Кстати, вот эти простонародные семьи подчас были куда смелее, отчаяннее интеллигентных, а тем более еврейских семей. Им, гегемонам, нечего было особо терять, и то, что этим старшим, ведущим, главным инженерам казалось безрассудным, для продавщиц, секретарш, техников и разнорабочих было раз плюнуть. Один мой одноклассник рассказывал, как его мать пришла голосовать на избирательный участок, что-то ее задело, и она давай выяснять, что, мол, это за депутат такой новый, почему ей ничего о нем неизвестно? Изумленная тетка из комиссии что-то неприязненно сказала, мол, если хотите быть грамотной, самой надо ходить и узнавать, когда кандидат в депутаты будет в Красном уголке ЖЭКа выступать, а теперь критику наводить нечего. «Ах, так!» - и мама моего одноклассника рвет все врученные ей бюллетени и кидает их на пол. Мои родители, да и никто из их окружения, технической, так сказать, интеллигенции, в начале 60-х на это был не способен. Найдут, накажут, уволят с волчьим билетом, да и зачем попусту дразнить гусей?

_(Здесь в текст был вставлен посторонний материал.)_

#if SEG_IGEMM_STAGES == 1
  f32x4 ra[A_PER], rb[B_PER];
  load_tiles(kbeg, ra, rb);
  for (int kt = 0; kt < nk; ++kt) {
    store_tiles(0, ra, rb);
    __syncthreads();
    if (kt + 1 < nk) load_tiles(kbeg + (kt + 1) * BK, ra, rb);
    compute(0);
    __syncthreads();
  }
#elif SEG_IGEMM_DEPTH == 1
  f32x4 ra[A_PER], rb[B_PER];
  load_tiles(kbeg, ra, rb);
  store_tiles(0, ra, rb);
  __syncthreads();
  for (int kt = 0; kt < nk; ++kt) {
    const int cur = kt & 1;
    if (kt + 1 < nk) load_tiles(kbeg + (kt + 1) * BK, ra, rb);
    compute(cur);
    if (kt + 1 < nk) store_tiles(cur ^ 1, ra, rb);
    __syncthreads();
  }
#else
  f32x4 ra0[A_PER], rb0[B_PER], ra1[A_PER], rb1[B_PER];
  load_tiles(kbeg, ra0, rb0);
  store_tiles(0, ra0, rb0);
  if (nk > 1) load_tiles(kbeg + BK, ra1, rb1);
  __syncthreads();
  for (int kt = 0; kt < nk; kt += 2) {
    if (kt + 2 < nk) load_tiles(kbeg + (kt + 2) * BK, ra0, rb0);
    compute(0);
    if (kt + 1 < nk) store_tiles(1, ra1, rb1);
    __syncthreads();
    if (kt + 1 >= nk) break;
    if (kt + 3 < nk) load_tiles(kbeg + (kt + 3) * BK, ra1, rb1);
    compute(1);
    if (kt + 2 < nk) store_tiles(0, ra0, rb0);
    __syncthreads();
  }
#endif

  if (a.part) {
    float* P = a.part + (long)blockIdx.y * a.M * a.Cout;
    const bool ic = a.kcnt != nullptr;
#pragma unroll
    for (int ni = 0; ni < NI; ++ni) {
      const int col = n0 + wn0 + ni * 32 + lrow;
      if (col >= a.Cout) continue;
#pragma unroll
      for (int mi = 0; mi < MI; ++mi)
#pragma unroll
        for (int r = 0; r < 16; ++r) {
          const int row = m0 + wm0 + mi * 32 + (r & 3) + 8 * (r >> 2) + 4 * (lane >> 5);
          if (row < a.M) {
            if (ic) seg_st_wt(P + (long)row * a.Cout + col, acc[mi][ni][r]);
            else P[(long)row * a.Cout + col] = acc[mi][ni][r];
          }
        }
    }
    if (!ic) return;
    const int S = gridDim.y, z = blockIdx.y;
    auto piece = [&](int pz) {
      constexpr int E = BM * BN;
      const int e0 = (int)((long)pz * E / S), e1 = (int)((long)(pz + 1) * E / S);
      const long total = (long)a.M * a.Cout;
      for (int e = e0 + tid; e < e1; e += NT) {
        const int r = e / BN, c = e - r * BN, row = m0 + r, col = n0 + c;
        if (row >= a.M || col >= a.Cout) continue;
        const long i = (long)row * a.Cout + col;
        float v = 0.f;
        for (int z0 = 0; z0 < S; z0 += 16) {
          float q[16];
#pragma unroll
          for (int j = 0; j < 16; ++j) q[j] = z0 + j < S ? seg_ld_wt(a.part + (z0 + j) * total + i) : 0.f;
#pragma unroll
          for (int j = 0; j < 16; ++j)
            if (z0 + j < S) v += q[j];
        }
        if (a.bias) v += a.bias[col];
        if (add) v += (float)add[(long)row * a.ldadd + col];
        if (a.act) v = seg_act(v, a.act);
        out[(long)row * a.ldout + col] = static_cast<IT>(v);
      }
    };
    seg_tile_combine(a.kcnt + 4 * lid, S, z, a.kspin, reinterpret_cast<int*>(smem), piece);
    return;
  }
  float bcol[NI];
#pragma unroll
  for (int ni = 0; ni < NI; ++ni) {
    const int col = n0 + wn0 + ni * 32 + lrow;
    bcol[ni] = (a.bias && col < a.Cout) ? a.bias[col] : 0.f;
#pragma unroll
    for (int mi = 0; mi < MI; ++mi)
#pragma unroll
      for (int r = 0; r < 16; ++r) acc[mi][ni][r] += bcol[ni];
  }
  if (a.stat) {
    constexpr int WR = BM / WM;
    float* red = reinterpret_cast<float*>(&As[0][0]);
    float* tmean = red + WR * BN;
    const int nrows = min(BM, a.M - m0);
    const int wr = wave / WAVES_N;
#pragma unroll
    for (int pass = 0; pass < 2; ++pass) {
#pragma unroll
      for (int ni = 0; ni < NI; ++ni) {
        const int cl = wn0 + ni * 32 + lrow;
        const float mu = pass ? tmean[cl] : 0.f;
        float s = 0.f;
#pragma unroll
        for (int mi = 0; mi < MI; ++mi)
#pragma unroll
          for (int r = 0; r < 16; ++r) {
            const int row = m0 + wm0 + mi * 32 + (r & 3) + 8 * (r >> 2) + 4 * (lane >> 5);
            const float d = acc[mi][ni][r] - mu;
            s += row < a.M ? (pass ? d * d : d) : 0.f;
          }
        s += __shfl_xor(s, 32, 64);
        if (lane < 32) red[wr * BN + cl] = s;
      }
      __syncthreads();
      if (tid < BN) {
// ... 84 lines not shown
            }
          }
        } else {
#pragma unroll
          for (int j = 0; j < VO; ++j) {
            if (col + j >= a.Cout) break;
            float x = o[j];
            if (ad) x += (float)ad[j];
            if (a.act) x = seg_act(x, a.act);
            const IT q = static_cast<IT>(x);
            dst[j] = q;
            if constexpr (bon) bacc(j, (float)q, (float)by[(long)row * a.ldby + col + j]);
          }
        }
    };
    constexpr int NVB = (WM * VPR + NT - 1) / NT;
    f32x4 yreg[BOK ? BM / WM : 1][BOK ? NVB : 1];
    if constexpr (BOK) {
#pragma unroll
      for (int b = 0; b < BM / WM; ++b)
#pragma unroll
        for (int k = 0; k < NVB; ++k) {
          const int v = tid + k * NT, rr = v / VPR, cv = (v - rr * VPR) * VO;
          const int row = m0 + b * WM + rr, col = n0 + cv;
          const bool ok = v < WM * VPR && row < a.M && col + VO <= a.Cout;
          yreg[b][k] = *reinterpret_cast<const f32x4*>(ok ? (const void*)(by + (long)row * a.ldby + col)
                                                          : (const void*)g_zero4);
        }
    }
#pragma unroll
    for (int b = 0; b < BM / WM; ++b) {
      __syncthreads();
      if (wm0 == b * WM) {
#pragma unroll
        for (int ni = 0; ni < NI; ++ni)
#pragma unroll
          for (int mi = 0; mi < MI; ++mi)
#pragma unroll
            for (int r = 0; r < 16; ++r)
              Cs[(mi * 32 + (r & 3) + 8 * (r >> 2) + 4 * (lane >> 5)) * CSR + wn0 + ni * 32 + lrow] = acc[mi][ni][r];
      }
      __syncthreads();
      if constexpr (BOK) {
#pragma unroll
        for (int k = 0; k < NVB; ++k) {
          const int v = tid + k * NT;
          if (v < WM * VPR) store_vec(b, v, yreg[b][k]);
        }
      } else {
        for (int v = tid; v < WM * VPR; v += NT) store_vec(b, v, f32x4{});
      }
    }
    if constexpr (BOK) {
      {
        constexpr int NW = NT / 64;
        float* red = reinterpret_cast<float*>(smem);
#pragma unroll
        for (int j = 0; j < VO; ++j) {
#pragma unroll
          for (int o = VPR; o < 64; o *= 2) {
            bs0[j] += __shfl_xor(bs0[j], o, 64);
            bs1[j] += __shfl_xor(bs1[j], o, 64);
          }
        }
        __syncthreads();
        if (lane < VPR) {
#pragma unroll
          for (int j = 0; j < VO; ++j) {
            red[(0 * NW + wave) * BN + bcv + j] = bs0[j];
            red[(1 * NW + wave) * BN + bcv + j] = bs1[j];
          }
        }
        __syncthreads();
        for (int q = tid; q < 2 * BN; q += NT) {
          const int h = q / BN, c = q - h * BN;
          float t = 0.f;
#pragma unroll
          for (int k = 0; k < NW; ++k) t += red[(h * NW + k) * BN + c];
          if (n0 + c < a.Cout) a.bpart[((long)tm * 2 + h) * a.Cout + n0 + c] = t;
        }
      }
    }
  }
}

Я это к тому, что ни Солженицына, ни даже Булгакова, а не говорю про Мандельштама, Бродского или Набокова в доме не было, как не было о них и разговоров, как, впрочем, и вообще речи о чем-то более-менее актуальном. Все это мне пришлось искать самому, благо я был записан во все библиотеки, в которые можно было записаться. Кстати, задолго до получения высшего образования первый раз получил вызов в Публичку в зал спецхрана, подав заявку на какаю-то книжку в юношескую библиотеку на Красно-Путиловской. Помню неудовольствие и недоумение дежурной по залу, которой я подал заявку, скажем, на дореволюционное издание Зинаиды Гиппиус. Этот испытующий взгляд, эти беззвучные шаги, этот скрип открываемых дверец книжного шкафа, угрожающий звук штампа, прижимаемого к бумажке с твоей фамилией, это ощущение, что ты здесь чужой.
То есть мой конфликт с советской властью был предрешен.